PROVIDED DATA:

@@ -650,7 +769,16 @@
             if (L >= FIX_MIN_L && L <= FIX_MAX_L && n / (L + 1) >= 1 && n - (n / (L + 1)) * (L + 1) < 64) { fix_L = L; n_rec = n / (L + 1); }
         }
     }
-    const uint64_t scratch = o_tab + std::max<uint64_t>((uint64_t)nb * TCAP * 8, (n_rec * 4 + 255) & ~255ull);
+    const bool sorted = fix_L && g_hook_atomic_binning.load() == 0 && n_rec < (1ull << 31);
+    const uint64_t a4 = (n_rec * 4 + 255) & ~255ull;
+    size_t sort_tb = 0;
+    if (sorted) {
+        hipcub::DoubleBuffer<uint32_t> k(nullptr, nullptr), v(nullptr, nullptr);
+        if (hipcub::DeviceRadixSort::SortPairs(nullptr, sort_tb, k, v, (int)n_rec, 0, bits + 1) != hipSuccess) {
+            ss::set_last_error("hipcub::DeviceRadixSort::SortPairs", __FILE__, __LINE__, hipGetLastError()); return SS_EHIP;
+        }
+    }
+    const uint64_t scratch = o_tab + std::max<uint64_t>((uint64_t)nb * TCAP * 8, sorted ? 4 * a4 + ((sort_tb + 255) & ~255ull) : a4);
     char *d_scr = nullptr, *d_new = nullptr;
 #define SS_R(call) do { if ((call) != hipSuccess) { ss::set_last_error(#call, __FILE__, __LINE__, hipGetLastError()); hipFree(d_scr); hipFree(d_new); return SS_EHIP; } } while (0)
     uint64_t scr_cap = 0;
@@ -665,8 +793,72 @@
     constexpr unsigned pad1 = 0, pad2 = 0;
     unsigned long long tail[3] = {0, 0, 0};
     bool fixed = false, packed = false;
-    if (fix_L) {
-        const uint32_t L1 = fix_L + 1u, P = (::slot_of(fix_L) + 15u) >> 4;
+    uint64_t cap = 0, real_cap = 0;
+    auto t_counted = t_begin, t_alloc = t_begin;
+    float ms_key_sort = -1.f;
+    auto block_bytes = [](bool pk, uint64_t c) { return pk ? std::max<uint64_t>(ss::dev::in_bytes(true, c) + 8, c >= ss::BIG_KEEP_MIN ? c : 0) : c; };
+    auto fill_tail = [&](bool pk, uint64_t total) -> hipError_t {
+        hipError_t e = hipSuccess;
+        if (pk) {
+            const uint64_t t0 = total / 8u * 3u, t1 = ss::dev::in_bytes(true, cap) + 8;
+            e = hipMemsetAsync(d_new + t0, 0xFF, t1 - t0, 0);
+            if (e == hipSuccess && cap > total) e = hipMemsetAsync(d_new + t0, 0x55, 2, 0);
+        } else if (cap > total) {
+            e = hipMemsetAsync(d_new + total, '\n', cap - total, 0);
+        }
+        return e;
+    };
+    if (sorted) {
+        const uint32_t slot = ::slot_of(fix_L), P = (slot + 15u) >> 4;
+        const uint64_t total = n_rec * slot;
+        cap = std::max<uint64_t>((total + 15) & ~15ull, 16);
+        const bool want_packed = g_hook_ascii_slabs.load() == 0;
+        SS_R(ss::big_malloc((void **)&d_new, block_bytes(want_packed, cap), &real_cap));
+        t_alloc = std::chrono::steady_clock::now();
+        lap("new slab");
+        uint32_t *k0 = (uint32_t *)(d_scr + o_tab), *k1 = (uint32_t *)(d_scr + o_tab + a4), *v0 = (uint32_t *)(d_scr + o_tab + 2 * a4),
+                 *v1 = (uint32_t *)(d_scr + o_tab + 3 * a4);
+        void *d_temp = d_scr + o_tab + 4 * a4;
+        unsigned long long *flags = d_hist + n_bins;
+        hipEvent_t ev[2] = {nullptr, nullptr};
+        SS_R(hipEventCreate(&ev[0]));
+        if (hipEventCreate(&ev[1]) != hipSuccess) { hipEventDestroy(ev[0]); SS_R(hipErrorOutOfMemory); }
+        auto gather = [&](bool pk, const uint32_t *perm) {
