namespace lvf {
struct TfWork;
struct LmCtl;
struct Chain;
struct StageClock;
struct SpNode { int col, row_off, m, id; };
constexpr int kSpMaxLevels = 12, kSpMaxRows = 768;
struct SpLevels { int n; int first[kSpMaxLevels]; int count[kSpMaxLevels]; };
struct JacobiDev { GP<double> h0; GP<const int> frozen; };
struct SpSrc {
  GP<const double> B; int ldB, dp; GP<const double> gc; GP<const double> radius; GP<const int> rows_nat;
  GP<int> wait_counter; int wait_target; GP<int> done_counter;
  int fenced; unsigned timeout_ticks;
  int strip_end;
  int rmw_read;
  GP<unsigned long long> dbg;
  int s_zero;
  JacobiDev jac{nullptr, nullptr};
};
struct SpArgs {
  GP<const SpNode> nodes; int first, tiles; GP<const int> rows; GP<double> S; int ld; GP<double> W; int wstride; GP<double> Lout; GP<int> fail; int nblocks; GP<const int> done;
  SpSrc src;
};
__device__ __forceinline__ void sp_ride(const int vb, const SpArgs& a);
constexpr int kFailSparse = 100000, kFailHandover = 300000;
}
struct lvf_problem {
  lvf_ctx* ctx = nullptr;
  lvf_state* st = nullptr;
  lvf_batch *tc = nullptr, *tf = nullptr, *po = nullptr, *imu = nullptr, *prior = nullptr;
  int n_kf = 0, n_lm = 0, d = 0, dp = 0, ldE = 0, dpad = 0, nb = 0;
  int ld = 0, off = 0, off_pose = 0, ndense = 0, aug = 0, sp_wstride = 0;
  lvf::SpLevels sp_levels{};
  std::vector<int> sp_tiles, sp_shmem;
  std::vector<int> sp_item0, sp_items;
  std::vector<int32_t> plan_key;
  lvf::DevBuf<lvf::SpNode> sp_nodes;
  lvf::DevBuf<int> sp_rows, sp_rows_nat, sp_owner, perm, iperm;
  lvf::DevBuf<int> lm_kmin, lm_kmax, lm_order, lm_nactive;
  bool band_ready = false;
  bool compact = false;
  lvf::DevBuf<int> lm_eoff, n_slots, tf_slot, run_first;
  lvf::DevBuf<double> slotB, slabP, slabQ, Ct, grt;
  lvf::StageClock* clk = nullptr;
  bool accum_clean = false;
  const double* chain_tcw = nullptr;
  int band_rows = 64;
  lvf::DevBuf<int4> band_work; lvf::DevBuf<int> n_band_work_dev; lvf::HostPin<int> h_n_band_work;
  int n_band_work = 0, band_rows_built = 0;
  bool band_pending = false; hipEvent_t ev_band = nullptr;
  int band_epoch = 0;
  std::vector<lvf_problem_batch*> batches;
  lvf::HostPin<int> h_run_first;
  lvf::DevBuf<unsigned long long> dbg, dbg_lin, dbg_sp;
  lvf::DevBuf<double> dbg_hist;
  lvf::DevBuf<double> sp_sync;
  lvf::DevBuf<double> sp_W, sp_L, Dinv;
  lvf::DevBuf<double> Ldiag;
  std::vector<int> perm_h;
  lvf::DevBuf<double> B, gc, C, gr, E, Cd, S, dxc, dxl, scal;
  lvf::DevBuf<double> jh0;
  lvf::DevBuf<double> poses2, vel2, ba2, bg2, invd2;
  lvf::DevBuf<uint8_t> pose_const;
  lvf::DevBuf<int> fail;
  lvf::DevBuf<lvf::TfWork> tf_work;
  lvf::HostPin<lvf::TfWork> h_tf_work;
  std::vector<uint8_t> pose_const_h;
  bool linearized = false;
  lvf::DevBuf<double2> tfs_fo, tfs_ob;
  lvf::DevBuf<int> tfs_lm, tfs_k1, tfs_k2, tfs_perm;
  lvf::HostPin<int> h_tfs_perm;
  bool tf_sorted_copy = false;
  const double2* tf_fo() const { return tf_sorted_copy ? tfs_fo.p : (const double2*)tf->ob_a.p; }
  const double2* tf_ob() const { return tf_sorted_copy ? tfs_ob.p : (const double2*)tf->ob_b.p; }
  const int* tf_lm() const { return tf_sorted_copy ? tfs_lm.p : tf->idx_a.p; }
  const int* tf_k1() const { return tf_sorted_copy ? tfs_k1.p : tf->idx_b.p; }
  const int* tf_k2() const { return tf_sorted_copy ? tfs_k2.p : tf->idx_c.p; }
  bool tf_unique_lk2 = false;
  bool tf_k1_first = false;
  double last_radius = 0;
  lvf::DevBuf<lvf::LmCtl> ctl;
  lvf::LmCtl* rec = nullptr;
  lvf::HostPin<lvf::LmCtl> h_ctl;
  lvf::Chain* chain = nullptr;
  bool chain_ready = false;
  bool no_chain = false;
  int unchained_solves = 0;
  int handover_retries = 0;
  int force_handover_timeouts = 0;
  const void* chain_state[6] = {nullptr, nullptr, nullptr, nullptr, nullptr, nullptr};
  double huber = 1.0;
  hipGraphExec_t graph_exec = nullptr;
  ~lvf_problem();
};

namespace lvf {

constexpr int kT = 256;
typedef double double4_t __attribute__((ext_vector_type(4)));
constexpr int kStripes = 32;
enum { SC_COST = 0, SC_COST_NEW = 1 * kStripes, SC_MODEL = 2 * kStripes, SC_DXNORM = 3 * kStripes, SC_XNORM = 4 * kStripes, SC_GMAX = 5 * kStripes,
       SC_N = 6 * kStripes, SC_FAIL = SC_N , SC_TICKET = SC_N + 1 , SC_ALLOC = SC_N + 2 };
static inline double stripe_sum(const double* h, int slot) { double s = 0.0; for (int k = 0; k < kStripes; ++k) s += h[slot + k]; return s; }

__device__ __forceinline__ int done_flag_issue(const int* done) { return done ? *reinterpret_cast<const volatile int*>(done) : 0; }

__device__ __forceinline__ void block_add(double v, double* dst) {
  v = wave_sum(v);
  if ((threadIdx.x & 63) == 0 && v != 0.0) atomicAdd(dst + ((blockIdx.x + blockIdx.y) & (kStripes - 1)), v);
}

struct StateP { GP<const double> poses, vel, ba, bg, inv_depth, w_kf; };

struct LmCtl {
  double radius, decrease;
  double last_radius;
  double cost, initial_cost;
  double cost_before, cost_after, model, dxnorm, xnorm, gmax;
  double huber, function_tol, gradient_tol, parameter_tol, min_rel_decrease;
  int max_iters;
  int iter, successes, invalid_run;
  int accepted, solved;
  int done, termination;
  int why, rejected;
  int jfrozen;
};

__device__ __forceinline__ void add_block66(double* __restrict__ B, int ld, int ra, int rb, const double Ja[12], const double Jb[12]) {
#pragma unroll
  for (int i = 0; i < 6; ++i)
#pragma unroll
    for (int j = 0; j < 6; ++j) {
      if (ra == rb && j > i) continue;
      atomicAdd(&B[(size_t)(ra + i) * ld + rb + j], Ja[i] * Jb[j] + Ja[6 + i] * Jb[6 + j]);
    }
}
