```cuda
__device__ __forceinline__ void psk_iter_init(PskIter& it, long long g, const PredictParams& p)
{
    it.a = (int)(g / p.T);
    const long long r = g - (long long)it.a * p.T;
    int jt = (int)((sqrt(8.0 * (double)r / PSK_SB + 1.0) - 1.0) * 0.5);
    jt = max(0, min(jt, p.ntb - 1));
    while (jt > 0 && psk_kstart(p, jt) > r) --jt;
    while (jt + 1 < p.ntb && psk_kstart(p, jt + 1) <= r) ++jt;
    it.jt = jt; it.s = (int)(r - psk_kstart(p, jt)); it.ks = psk_ksteps(p, jt);
}
__device__ __forceinline__ void psk_iter_next(PskIter& it, const PredictParams& p)
{
    if (++it.s == it.ks) {
        it.s = 0;
        if (++it.jt == p.ntb) { it.jt = 0; ++it.a; }
        it.ks = psk_ksteps(p, it.jt);
    }
}

__device__ __forceinline__ void psk_store_record(const PredictParams& p, int a, int h, int q, double val)
{
    const long long off = (((long long)(p.slot0 + a)) * p.Htot + p.h0 + h) * (p.Nx + 2) + q;
    if (!p.use_peers) p.Gloc[off] = val;
    else for (int r = 0; r < p.pa.world; ++r) p.pa.base[r][p.pa.goff + off] = val;
}

__device__ __forceinline__ void psk_reduce_mj(const PredictParams& p, int i_begin, int i_end, int t, int nthr)
{
    const int F1 = p.Nx + 1;
    for (int i = i_begin + t; i < i_end; i += nthr) {
        const int ah = i / F1, qq = i - ah * F1, a = ah / p.Hc, h = ah - a * p.Hc;
// ... 85 lines not shown
    extern __shared__ double sh[];
    __shared__ unsigned int s_flag;
    __shared__ int s_ok;
    const int per = p.Hc * (p.Nx + 1);
    psk_reduce_mj(p, blockIdx.x * per, (blockIdx.x + 1) * per, threadIdx.x, PSK_THREADS);
    psk_finalize_output(p, blockIdx.x, threadIdx.x, PSK_THREADS);
    psk_step_tail(p, sh, threadIdx.x, PSK_THREADS, &s_flag, &s_ok);
}

template <int BM>
__global__ void __launch_bounds__(PSK_THREADS, PSK_CTAS_PER_SM)
predict_streamk_kernel(const PredictParams p, const __grid_constant__ CUtensorMap tmA, const __grid_constant__ CUtensorMap tmB)
{
    constexpr int BK = GEMM_BK, BN = PSK_BN, STAGES = PSK_STAGES, CW = PSK_CW, NT = PSK_THREADS;
    constexpr int NF = BM / 8;
    static_assert(BK == 16 && BN == 32 * CW && BN % 128 == 0, "one m16n8k16 per fragment and k-step, 32 L-rows per warp");
    constexpr int GR = BN / 128;
    constexpr int A_STAGE = BM * BK, B_STAGE = BN * BK;
    constexpr uint32_t STAGE_TX = (BM + BN) * BK * 8;
    static_assert(BM % 8 == 0 && BM >= 8 && BM <= 64, "BM");

    extern __shared__ __align__(16) double smem_raw[];
    double* smem = smem_align1024(smem_raw);
    double* As = smem;
    double* Bs = smem + STAGES * A_STAGE;
    uint64_t* full = reinterpret_cast<uint64_t*>(smem + STAGES * (A_STAGE + B_STAGE));
    uint64_t* empty = full + STAGES;
    __shared__ double red[BN / 16][64];
    __shared__ unsigned int s_flag;
    __shared__ int s_ok;

    const int tid = threadIdx.x, warp = tid >> 5, lane = tid & 31, g = lane >> 2, t = lane & 3;
    const long long C = gridDim.x, c = blockIdx.x;
    const long long g0 = p.G * c / C;
    const int nsteps = (int)(p.G * (c + 1) / C - g0);
    if (nsteps <= 0) return;
    if (p.dbg && threadIdx.x == 0) { unsigned long long t0; asm volatile("mov.u64 %0, %%globaltimer;" : "=l"(t0)); p.dbg[2 * blockIdx.x] = t0; }

    __shared__ PskIter s_pit;
    __shared__ int s_pg;
    __shared__ uint64_t s_pol[2];
    if (tid == 0) {
#pragma unroll
        for (int s = 0; s < STAGES; ++s) { mbar_init(full + s, 1); mbar_init(empty + s, CW); }
        mbar_fence_init();
    }
    __syncthreads();

    auto issue = [&]() {
        PskIter it = s_pit;
        const int pg = s_pg, s = pg % STAGES;
        if (pg >= STAGES) mbar_wait(empty + s, (uint32_t)(((pg / STAGES) - 1) & 1));
        mbar_arrive_expect_tx(full + s, STAGE_TX);
        const int jta = p.upper ? p.ntb - 1 - it.jt : it.jt;
        const int k0 = (p.upper ? jta * BN : 0) + it.s * BK;
        tma_tile_g2s_3d_hint(As + s * A_STAGE, &tmA, k0, 0, it.a, full + s, s_pol[1]);
        tma_tile_g2s_3d_hint(Bs + s * B_STAGE, &tmB, k0, jta * BN, it.a, full + s, s_pol[0]);
        psk_iter_next(it, p);
        s_pit = it;
        s_pg = pg + 1;
    };
    constexpr int AHEAD = STAGES - 2;
    asm volatile("griddepcontrol.wait;" ::: "memory");
    if (tid == 0) {
        PskIter it;
        psk_iter_init(it, g0, p);
        s_pit = it; s_pg = 0;
        s_pol[0] = l2_policy_evict_first(); s_pol[1] = l2_policy_evict_last();
#pragma unroll
        for (int s = 0; s < AHEAD; ++s)
            if (s_pg < nsteps) issue();
    }
    if (p.finalize) {
        const int tot = p.nloc * p.Hc * (p.Nx + 1), per = (tot + (int)C - 1) / (int)C;
        if (tid >= 32) {
            psk_reduce_mj(p, min(tot, (int)c * per), min(tot, ((int)c + 1) * per), tid - 32, NT - 32);
            if (p.use_peers) __threadfence_system();
        }
    }

    PskIter cit;
    psk_iter_init(cit, g0, p);
    int cj[4];
#pragma unroll
    for (int j = 0; j < 4; ++j) cj[j] = (((j + 4 * (t >> 1)) ^ g) << 1) + (t & 1);
    int i = 0;
    while (i < nsteps) {
        const int a = cit.a, jt = cit.jt, s_begin = cit.s, ksteps = cit.ks;
        const int seg = min(ksteps - s_begin, nsteps - i);
        const int hh = warp / (128 / 32);
        const int st_lo = p.upper ? (128 / BK) * hh : 0;
        const int st_hi = p.upper ? ksteps : PSK_SB * jt + (128 / BK) * (hh + 1);
        double acc[2][NF][4];
#pragma unroll
        for (int mi = 0; mi < 2; ++mi)
#pragma unroll
            for (int ni = 0; ni < NF; ++ni)
#pragma unroll
                for (int r = 0; r < 4; ++r) acc[mi][ni][r] = 0.0;

        for (int q = 0; q < seg; ++q, ++i) {
            const int s = i % STAGES;
            if (tid == 0 && i + AHEAD < nsteps) issue();
            mbar_wait(full + s, (uint32_t)((i / STAGES) & 1));
            const int st = s_begin + q;
            if (st >= st_lo && st < st_hi) {
                const double* ls = Bs + s * B_STAGE + (warp * 32 + g) * 16;
                const double* ps = As + s * A_STAGE + g * 16;
                double av[2][8];
#pragma unroll
                for (int mi = 0; mi < 2; ++mi)
#pragma unroll
                    for (int j = 0; j < 4; ++j) { av[mi][2 * j] = ls[256 * mi + cj[j]]; av[mi][2 * j + 1] = ls[256 * mi + 128 + cj[j]]; }
#pragma unroll
                for (int ni = 0; ni < NF; ++ni) {
                    double bv[4];
#pragma unroll
                    for (int j = 0; j < 4; ++j) bv[j] = ps[ni * 8 * 16 + cj[j]];
                    dmma16816(acc[0][ni], av[0], bv);
                    dmma16816(acc[1][ni], av[1], bv);
                }
            }
            __syncwarp();
            if (lane == 0) mbar_arrive(empty + s);
        }
        cit.s = s_begin + seg - 1;
        psk_iter_next(cit, p);

        bool have_tile = true;
        if (seg != ksteps) {
            const long long tg0 = (long long)a * p.T + psk_kstart(p, jt), tg1 = tg0 + ksteps;
            const long long Cf = gridDim.x;
            const int c_first = (int)(((tg0 + 1) * Cf - 1) / p.G), c_last = (int)((tg1 * Cf - 1) / p.G);
            double2* mine = reinterpret_cast<double2*>(p.part + ((long long)blockIdx.x * 2 + (s_begin == 0 ? 1 : 0)) * (BM * BN)) + tid;
#pragma unroll
            for (int mi = 0; mi < 2; ++mi)
#pragma unroll
                for (int ni = 0; ni < NF; ++ni)
#pragma unroll
                    for (int hf = 0; hf < 2; ++hf)
                        __stcg(mine + ((mi * NF + ni) * 2 + hf) * NT, make_double2(acc[mi][ni][2 * hf], acc[mi][ni][2 * hf + 1]));
            __threadfence();
            __syncthreads();
            if (tid == 0) {
                unsigned int* cnt = p.tile_cnt + (long long)a * p.ntb + jt;
                const unsigned int old = atomicAdd(cnt, 1u);
                const unsigned int last = (old == (unsigned int)(c_last - c_first)) ? 1u : 0u;
                if (last) *cnt = 0u;
                s_flag = last;
            }
            __syncthreads();
            have_tile = s_flag != 0u;
            if (have_tile) {
                __threadfence();
#pragma unroll
                for (int mi = 0; mi < 2; ++mi)
#pragma unroll
                    for (int ni = 0; ni < NF; ++ni)
#pragma unroll
                        for (int r = 0; r < 4; ++r) acc[mi][ni][r] = 0.0;
                for (int cc = c_first; cc <= c_last; ++cc) {
                    const double2* src = reinterpret_cast<const double2*>(p.part + ((long long)cc * 2 + (cc == c_first ? 1 : 0)) * (BM * BN)) + tid;
#pragma unroll
                    for (int mi = 0; mi < 2; ++mi)
#pragma unroll
                        for (int ni = 0; ni < NF; ++ni)
#pragma unroll
                            for (int hf = 0; hf < 2; ++hf) {
                                const double2 v = __ldcg(src + ((mi * NF + ni) * 2 + hf) * NT);
                                acc[mi][ni][2 * hf] += v.x; acc[mi][ni][2 * hf + 1] += v.y;
                            }
                }
            }
        }
        if (!have_tile) continue;

        const int jta = p.upper ? p.ntb - 1 - jt : jt;
        const int row0 = jta * BN + warp * 32;
        if (p.Vout && row0 < p.nk * BK) {
            double* vo = p.Vout + (long long)a * p.sV + row0 + g;
#pragma unroll
            for (int mi = 0; mi < 2; ++mi)
#pragma unroll
                for (int ni = 0; ni < NF; ++ni)
#pragma unroll
                    for (int r = 0; r < 4; ++r)
                        vo[(long long)(ni * 8 + 2 * t + (r & 1)) * p.ldv + 16 * mi + 8 * (r >> 1)] = acc[mi][ni][r];
        }
#pragma unroll
        for (int mi = 0; mi < 2; ++mi)
#pragma unroll
            for (int ni = 0; ni < NF; ++ni)
#pragma unroll
                for (int j = 0; j < 2; ++j) {
                    double r = acc[mi][ni][j] * acc[mi][ni][j];
// ... 37 lines not shown
```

WORK TO COMPLETE: A number is the only answer here: how many lines of the material above contain "true"?

RESPONSE TO THE EXERCISE: 3